Diamond League at 17
In August 2024, Patricia competed in the 4x100m relay at the Diamond League meeting in Lausanne, Switzerland, representing Austria at one of the most prestigious one-day athletics events on the planet. She was 17 years old. The Diamond League is where the best sprinters in the world compete, and the relay brought her into that environment as a teenager, running alongside and against athletes who had been competing at the top level for years. It is the kind of experience that accelerates development in ways that domestic competition simply cannot replicate.
Two Sponsors at 19
At 19 years old, Patricia has secured sponsorship from two Austrian brands: VKB Bank, one of Austria’s most prominent regional financial institutions, and Biogena Sports, a well-known Austrian sports nutrition company. Sponsorship at that age and at that level of career development doesn’t happen by accident. It reflects a combination of athletic performance, social media reach, personal brand, and commercial appeal that most athletes spend years trying to develop. She has it already, and she is barely getting started.
Built for Speed
At 1.70 metres and 58 kilograms, Patricia has the exact physical profile sprint coaches covet: enough height to generate massive stride length, a build optimized for explosive acceleration out of the blocks, and the lean muscle mass sculpted by years of elite-level training. Elite sprinting is one of the most demanding disciplines in sport, requiring raw explosive power and neuromuscular precision. Her body is the direct result of that relentless work—and the times on the clock are all the proof you need.
What Comes Next
At just 19, Patricia has already shattered a 53-year-old national record, set the Austrian U20 benchmark, and tested her mettle at the Diamond League. Her trajectory is pointing straight to the biggest stages: the European Championships, the World stage, and, if she maintains this blistering pace, the Los Angeles 2028 Olympics. Austria has been waiting for a sprinter of this caliber for generations. The real question isn’t whether she’ll dominate the global stage—it’s how high that ceiling really goes.
An Icon in the Making
Patricia has built a massive, loyal following of 163,000 on Instagram, not by chasing fleeting trends, but by consistently delivering high-quality athletic content and an authentic, engaging personality. Her signature hashtag, #wachsenwirgemeinsam (“we grow together”), perfectly captures both her partnership with VKB Bank and her philosophy of building a long-term legacy. The audience is hooked, and the world-class performances speak for themselves.
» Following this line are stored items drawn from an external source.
# ccchengff/SketchML

Measured on AMD Instinct MI355X. Metric: device-resident grad encode GB/s (fp32 in) + decode L2 err, 1/2/4/8 GPU, higher is better.
Workload: dtype f32; 1 GPU; north star: 2^28-float dense gradient bucket per GPU, 256 requested bins, encode; n_per_gpu=268435456, bins=256, rotating_buffers=2, parallelism=dp1

## Files before the change

include/skml.h:

```cpp
#ifndef SKML_H
#define SKML_H

#include <stddef.h>
#include <stdint.h>

#ifdef __cplusplus
extern "C" {
#endif

#define SKML_OK 0
#define SKML_E_ARG 1
#define SKML_E_NAN 2
#define SKML_E_ORDER 3
#define SKML_E_HIP 4
#define SKML_E_RCCL 5
#define SKML_E_OOM 6
#define SKML_E_STATE 7

#define SKML_DENSE_MAGIC 0x444D4B53u
#define SKML_MAX_BINS 65536

typedef struct skml_ctx skml_ctx;

typedef struct skml_params {
// ... 41 lines not shown
#define SKML_K_DECODE 4
#define SKML_K_DECODE_SUM 5
#define SKML_K_SPARSE 6
#define SKML_K_COUNT 7
#define SKML_TIMING_ALL (-1)
int skml_ctx_set_timing(skml_ctx* ctx, int mask);
int skml_ctx_kernel_stats(skml_ctx* ctx, int kid, int64_t* launches, double* total_ms);
int skml_ctx_reset_stats(skml_ctx* ctx);
int skml_debug_leaf_stage(skml_ctx* ctx, const float* x_dev, int64_t n, int stage, int iters,
                          double* avg_ms);
int skml_debug_sparse_scratch_fail(int on);

int skml_debug_sparse_merge_path(void);

#define SKML_FORM_LEAF_SPLIT 0
#define SKML_FORM_DECODE_SUM 1
#define SKML_FORM_PART_BALLOT 2
#define SKML_FORM_RS_ROUNDS 3
#define SKML_FORM_DEC_ROWS_SERIAL 4
#define SKML_FORM_AGG_TILES 5
#define SKML_FORM_AGG_ONE_LANE 6
#define SKML_FORM_RUN_BOUNDS 7
#define SKML_FORM_DEC_LOOKBACK 8
#define SKML_FORM_COUNT 9
int skml_debug_form(int id, int value);
#define SKML_BUILD_AB 1
int skml_build_flags(void);


size_t skml_dense_payload_bytes(int64_t n, int32_t bin_num);

int skml_dense_encode_f32(skml_ctx* ctx, const float* x_dev, int64_t n, const skml_params* params,
                          void* payload_dev, size_t payload_cap);

int skml_dense_encode_f64(skml_ctx* ctx, const double* x_dev, int64_t n, const skml_params* params,
                          void* payload_dev, size_t payload_cap);

int skml_dense_encode_bf16(skml_ctx* ctx, const uint16_t* x_dev, int64_t n, const skml_params* params,
                           void* payload_dev, size_t payload_cap);
int skml_dense_encode_f16(skml_ctx* ctx, const uint16_t* x_dev, int64_t n, const skml_params* params,
                          void* payload_dev, size_t payload_cap);

int skml_dense_encode_uniform_f32(skml_ctx* ctx, const float* x_dev, int64_t n,
                                  const skml_params* params, void* payload_dev, size_t payload_cap);
int skml_dense_encode_uniform_f64(skml_ctx* ctx, const double* x_dev, int64_t n,
                                  const skml_params* params, void* payload_dev, size_t payload_cap);

// ... 186 lines not shown
```

sketchml_amd/_lib.py:

```python
from __future__ import annotations

import contextlib
import ctypes as C
import os

import torch

_HERE = os.path.dirname(os.path.abspath(__file__))
LIB_PATH = os.environ.get("SKML_LIB", os.path.join(_HERE, "lib", "libskml.so"))

SKML_OK = 0
SKML_E_ARG = 1
SKML_E_NAN = 2
SKML_E_ORDER = 3
SKML_E_HIP = 4
SKML_E_RCCL = 5
SKML_E_OOM = 6
SKML_E_STATE = 7
UNIQUE_ID_BYTES = 128
SKML_MAX_BINS = 65536
SKML_FIXED_MAGIC = 0x584D4B53
SKML_QUANTILE = 0
SKML_UNIFORM = 1

# ... 142 lines not shown
    "skml_comm_init_rank": (C.c_int, [vp, u8p, i32, i32, C.POINTER(vp)]),
    "skml_comm_destroy": (C.c_int, [vp]),
    "skml_allgather": (C.c_int, [vp, vp, vp, C.c_size_t, vp]),
}

EXPORTED = tuple(_SIGS)


def _load():
    if not os.path.exists(LIB_PATH):
        raise ImportError(f"sketchml_amd: HIP library not built ({LIB_PATH}); run "
                          f"`python -c 'import __graft_entry__ as g; g.build()'`")
    lib = C.CDLL(LIB_PATH)
    for name, (res, args) in _SIGS.items():
        fn = getattr(lib, name)
        fn.restype = res
        fn.argtypes = args
    return lib


lib = _load()

FORMS = {"leaf_split": 0, "decode_sum": 1, "part_ballot": 2, "rs_rounds": 3, "dec_rows_serial": 4,
         "agg_tiles": 5, "agg_one_lane": 6, "run_bounds": 7, "dec_lookback": 8}


AB_BUILD = bool(lib.skml_build_flags() & 1)


class FormNotBuilt(RuntimeError):
    """A kernel form only the A/B build carries (skml_debug_form returned -2)."""


@contextlib.contextmanager
def forced_forms(**values):
    prev = {}
    try:
        for k, v in values.items():
            r = lib.skml_debug_form(FORMS[k], int(v))
            if r == -2:
                raise FormNotBuilt(f"form {k}={v} is built only with -DSKML_AB (SKML_LIB=sketchml_amd/lib_ab/libskml.so)")
            if r < 0:
                raise ValueError(f"unknown form {k}")
            prev[k] = r
        yield
    finally:
        for k, v in prev.items():
# ... 6 lines not shown
```

sketchml_amd/csrc/skml_api.cpp:

```cpp
#include <hip/hip_runtime.h>
#include <rccl/rccl.h>

#include <atomic>
#include <cmath>
#include <condition_variable>
#include <cstdarg>
#include <cstdio>
#include <cstdlib>
#include <cstring>
#include <functional>
#include <mutex>
#include <string>
#include <thread>
#include <vector>

#include "skml_internal.h"
#include "skml_sparse.h"

using namespace skml;

namespace {

thread_local std::string g_err;
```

Taking Control of Her Own Content
A couple of months ago, Patricia announced she had joined Brezzels, a German-based creator platform that bills itself as Europe’s number one alternative to OnlyFans, built specifically for athletes, fitness creators, and lifestyle content. She uses it to share daily exclusive content including training behind the scenes, personal moments, and direct interaction with her audience. For a 19-year-old athlete still early in her career, that kind of content ownership and direct fan engagement is unusually smart. She is not waiting for someone else to tell her story.